Mali, Burkina Faso ve Nijer askeri diktatörlükler haline geldiklerinden beri, iç birlik jestlerini ve aynı zamanda Batı ve bölgesel komşularıyla bağlarını koparma eylemlerini çoğalttılar. ECOWAS'ın 2023 yazında Nijer'e karşı teşvik ettiği askeri müdahale tehdidi, bu politika için bir dönüm noktası oldu: Mali ve Burkina Faso liderleri, topraklarına yabancı birliklerin girmesi durumunda Nijer'e askeri desteklerini açıkladılar.

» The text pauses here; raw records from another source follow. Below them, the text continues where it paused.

__global__ __launch_bounds__(EF_NTH) void enc2_bwd_kernel(const TT* __restrict__ X, const TT* __restrict__ DZ, const frag8* __restrict__ Wpk,
                                                          const float* __restrict__ g1, const float* __restrict__ b1,
                                                          const float* __restrict__ g2, const float* __restrict__ b2,
                                                          const float* __restrict__ stats, float* __restrict__ slab, int HW) {
  extern __shared__ __attribute__((aligned(16))) char smem[];
  const frag8* w1 = reinterpret_cast<const frag8*>(smem);
  const frag8* w2 = reinterpret_cast<const frag8*>(smem + EF_OFF_W2);
  const frag8* w2t = reinterpret_cast<const frag8*>(smem + EF_OFF_W2T);
  float* tab = reinterpret_cast<float*>(smem + EF_OFF_TAB);
  float* chan = tab + EF_T_CH;
  float* part = chan + 4 * 128;
  TT* tA = reinterpret_cast<TT*>(smem + EF_OFF_TA);
  TT* tB = reinterpret_cast<TT*>(smem + EF_OFF_TB);
  const int tid = threadIdx.x, lane = tid & 63, wave = tid >> 6, px = lane & 15, kc = lane >> 4;
  const int b = blockIdx.x;
  const TT* xb = X + (int64_t)b * HW * EF_C0;
  const TT* dzb = DZ + (int64_t)b * HW * EF_C2;
  float* my = slab + (int64_t)b * EF_SLAB2;
  float* myg = my + EF_C2 * EF_C1 + EF_C1 * EF_C0;
  copy_frags_lds<TT>(reinterpret_cast<frag8*>(smem), Wpk, EF_W1_FRAGS + EF_W2_FRAGS + EF_W2T_FRAGS, tid, EF_NTH);
  if (tid < 32) tab[EF_T_ST1 + tid] = stats[(int64_t)b * 32 + tid];
  __syncthreads();
  for (int c = tid; c < EF_C1 + EF_C2; c += EF_NTH) {
    if (c < EF_C1) {
      const float a = tab[EF_T_ST1 + 8 + c / 16] * g1[c];
      tab[EF_T_A1 + c] = a;
      tab[EF_T_O1 + c] = fmaf(-tab[EF_T_ST1 + c / 16], a, b1[c]);
    } else {
      const int c2 = c - EF_C1;
      const float a = tab[EF_T_ST2 + 8 + c2 / 8] * g2[c2];
      tab[EF_T_A2 + c2] = a;
      tab[EF_T_O2 + c2] = fmaf(-tab[EF_T_ST2 + c2 / 8], a, b2[c2]);
    }
  }
  __syncthreads();
  const int ntile = HW >> 4;
  const int nround = (ntile + EF_NW - 1) / EF_NW;
  const float* a1q = tab + EF_T_A1 + 32 * kc;
  const float* o1q = tab + EF_T_O1 + 32 * kc;
  const float* a2q = tab + EF_T_A2 + 16 * kc;
  const float mu2[2] = {tab[EF_T_ST2 + 2 * kc], tab[EF_T_ST2 + 2 * kc + 1]}, rs2[2] = {tab[EF_T_ST2 + 8 + 2 * kc], tab[EF_T_ST2 + 8 + 2 * kc + 1]};
  const float mu1[2] = {tab[EF_T_ST1 + 2 * kc], tab[EF_T_ST1 + 2 * kc + 1]}, rs1[2] = {tab[EF_T_ST1 + 8 + 2 * kc], tab[EF_T_ST1 + 8 + 2 * kc + 1]};

  auto chain = [&](const LQTile<TT, 2>& xt, float (&y1)[32], LQTile<TT, 4>& ht, float (&y2)[16], int lw) {
    ef_conv1(y1, xt, w1, lw);
#pragma unroll
    for (int j = 0; j < 32; ++j) {
      float v = fmaf(y1[j], a1q[j], o1q[j]);
      v = v > 0.f ? v : 0.f;
      ht.f[j >> 3][j & 7] = (bf16)v;
    }
    ef_conv2(y2, ht, w2, lw);
  };

  {
    float p0[16], p1[16];
#pragma unroll
    for (int j = 0; j < 16; ++j) { p0[j] = 0.f; p1[j] = 0.f; }
    for (int t = wave; t < ntile; t += EF_NW) {
      int lw = lane;
      asm volatile("" : "+v"(lw));
      LQTile<TT, 2> xt, dt;
      lq_load<TT, 2>(xt, xb, t * 16 + px, EF_C0, kc, true);
      lq_load<TT, 2>(dt, dzb, t * 16 + px, EF_C2, kc, true);
      float y1[32], y2[16];
      LQTile<TT, 4> ht;
      chain(xt, y1, ht, y2, lw);
#pragma unroll
      for (int j = 0; j < 16; ++j) {
        const float d = (float)dt.f[j >> 3][j & 7];
        const float xh = (y2[j] - mu2[j >> 3]) * rs2[j >> 3];
        p0[j] += d;
        p1[j] = fmaf(d, xh, p1[j]);
      }
    }
    ef_channel_totals<16>(p0, p1, part, chan, myg, myg + 64, tid);
  }
  float e2[2], f2[2];
  {
    const float inv_n = 1.f / ((float)(EF_C2 / EF_G) * (float)HW);
#pragma unroll
    for (int g = 0; g < 2; ++g) {
      float S1 = 0.f, S2 = 0.f;
      for (int c = (2 * kc + g) * 8; c < (2 * kc + g + 1) * 8; ++c) { S1 = fmaf(g2[c], chan[c], S1); S2 = fmaf(g2[c], chan[64 + c], S2); }
      e2[g] = -rs2[g] * rs2[g] * S2 * inv_n;
      f2[g] = -rs2[g] * S1 * inv_n - e2[g] * mu2[g];
    }
  }
  __syncthreads();

  auto back2 = [&](const LQTile<TT, 2>& dt, const float (&y1)[32], const float (&y2)[16], LQTile<TT, 2>& gt, float (&d1)[32], int lw) {
#pragma unroll
    for (int j = 0; j < 16; ++j) {
      const float d = (float)dt.f[j >> 3][j & 7];
      gt.f[j >> 3][j & 7] = (bf16)fmaf(a2q[j], d, fmaf(e2[j >> 3], y2[j], f2[j >> 3]));
    }
#pragma unroll
    for (int m = 0; m < 8; ++m) {
      f32x4 a = f32x4{0.f, 0.f, 0.f, 0.f};
#pragma unroll
      for (int s = 0; s < 2; ++s) a = mfma16(w2t[(m * 2 + s) * 64 + lw], gt.f[s], a);
#pragma unroll
      for (int r = 0; r < 4; ++r) {
        const int j = 4 * m + r;
        float v = ef_r(a[r]);
        if (!(fmaf(y1[j], a1q[j], o1q[j]) > 0.f)) v = 0.f;
        d1[j] = v;
      }
    }
  };

  const int ob2 = wave & 3, ig2 = wave >> 2;
  {
    f32x4 acc2[4];
#pragma unroll
    for (int i = 0; i < 4; ++i) acc2[i] = f32x4{0.f, 0.f, 0.f, 0.f};
    float p0[32], p1[32];
#pragma unroll
    for (int j = 0; j < 32; ++j) { p0[j] = 0.f; p1[j] = 0.f; }
    for (int r = 0; r < nround; ++r) {
      const int t = r * EF_NW + wave;
      const bool valid = t < ntile;
      int lw = lane;
      asm volatile("" : "+v"(lw));
      LQTile<TT, 2> gt;
      LQTile<TT, 4> ht;
      if (valid) {
        LQTile<TT, 2> xt, dt;
        lq_load<TT, 2>(xt, xb, t * 16 + px, EF_C0, kc, true);
        lq_load<TT, 2>(dt, dzb, t * 16 + px, EF_C2, kc, true);
        float y1[32], y2[16], d1[32];
        chain(xt, y1, ht, y2, lw);
        back2(dt, y1, y2, gt, d1, lw);
#pragma unroll
        for (int j = 0; j < 32; ++j) {
          const float xh = (y1[j] - mu1[j >> 4]) * rs1[j >> 4];
          p0[j] += d1[j];
          p1[j] = fmaf(d1[j], xh, p1[j]);
        }
      } else {
#pragma unroll
        for (int s = 0; s < 2; ++s) gt.f[s] = frag8{};
#pragma unroll
        for (int s = 0; s < 4; ++s) ht.f[s] = frag8{};
      }
      ef_tile_put<2>(tA, EF_PA, wave * 16 + px, kc, gt);
      ef_tile_put<4>(tB, EF_PB, wave * 16 + px, kc, ht);
      __syncthreads();
#pragma unroll
      for (int ks = 0; ks < 4; ++ks) {
        const bf16x8 af = ef_tr_frag(tA, EF_PA, 32 * ks + 8 * kc, 16 * ob2, px);
#pragma unroll
        for (int i = 0; i < 4; ++i) acc2[i] = mfma16(af, ef_tr_frag(tB, EF_PB, 32 * ks + 8 * kc, 16 * (4 * ig2 + i), px), acc2[i]);
      }
      __syncthreads();
    }
#pragma unroll
    for (int i = 0; i < 4; ++i)
#pragma unroll
      for (int rr = 0; rr < 4; ++rr) my[(16 * ob2 + 4 * kc + rr) * EF_C1 + 16 * (4 * ig2 + i) + px] = acc2[i][rr];
    ef_channel_totals<32>(p0, p1, part, chan, myg + 128, myg + 256, tid);
  }
  float e1[2], f1[2];
  {
    const float inv_n = 1.f / ((float)(EF_C1 / EF_G) * (float)HW);
#pragma unroll
    for (int g = 0; g < 2; ++g) {
      float S1 = 0.f, S2 = 0.f;
      for (int c = (2 * kc + g) * 16; c < (2 * kc + g + 1) * 16; ++c) { S1 = fmaf(g1[c], chan[c], S1); S2 = fmaf(g1[c], chan[128 + c], S2); }
      e1[g] = -rs1[g] * rs1[g] * S2 * inv_n;
      f1[g] = -rs1[g] * S1 * inv_n - e1[g] * mu1[g];
    }
  }
  {
    f32x4 acc1[4];
#pragma unroll
    for (int i = 0; i < 4; ++i) acc1[i] = f32x4{0.f, 0.f, 0.f, 0.f};
    float* my1 = my + EF_C2 * EF_C1;
    for (int r = 0; r < nround; ++r) {
      const int t = r * EF_NW + wave;
      const bool valid = t < ntile;
      int lw = lane;
      asm volatile("" : "+v"(lw));
      LQTile<TT, 2> xt;
      LQTile<TT, 4> yt;
      if (valid) {
        LQTile<TT, 2> dt, gt;
        lq_load<TT, 2>(xt, xb, t * 16 + px, EF_C0, kc, true);
        lq_load<TT, 2>(dt, dzb, t * 16 + px, EF_C2, kc, true);
        float y1[32], y2[16], d1[32];
        LQTile<TT, 4> ht;
        chain(xt, y1, ht, y2, lw);
        back2(dt, y1, y2, gt, d1, lw);
#pragma unroll
        for (int j = 0; j < 32; ++j) yt.f[j >> 3][j & 7] = (bf16)fmaf(a1q[j], d1[j], fmaf(e1[j >> 4], y1[j], f1[j >> 4]));
      } else {
#pragma unroll
        for (int s = 0; s < 2; ++s) xt.f[s] = frag8{};
#pragma unroll
        for (int s = 0; s < 4; ++s) yt.f[s] = frag8{};
      }
      ef_tile_put<2>(tA, EF_PA, wave * 16 + px, kc, xt);
      ef_tile_put<4>(tB, EF_PB, wave * 16 + px, kc, yt);
      __syncthreads();
#pragma unroll
      for (int ks = 0; ks < 4; ++ks) {
        const bf16x8 af = ef_tr_frag(tB, EF_PB, 32 * ks + 8 * kc, 16 * wave, px);
#pragma unroll
        for (int i = 0; i < 4; ++i) acc1[i] = mfma16(af, ef_tr_frag(tA, EF_PA, 32 * ks + 8 * kc, 16 * i, px), acc1[i]);
      }
      __syncthreads();
    }
#pragma unroll
    for (int i = 0; i < 4; ++i)
#pragma unroll
      for (int rr = 0; rr < 4; ++rr) my1[(16 * wave + 4 * kc + rr) * EF_C0 + 16 * i + px] = acc1[i][rr];
  }
}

Bu anlaşma ESA'nın ortaya çıkmasına neden oldu ve hemen ardından ECOWAS ile bir yıllık bir süre için bağların koparılması duyuruldu. O zamandan beri, üç ülke vatandaşlarının hareketi için ortak bir alan yarattı, ortak pasaportlar verdi ve ortak bir tehdit olan cihatçılığa karşı mücadelede çabalarını birleştirdi.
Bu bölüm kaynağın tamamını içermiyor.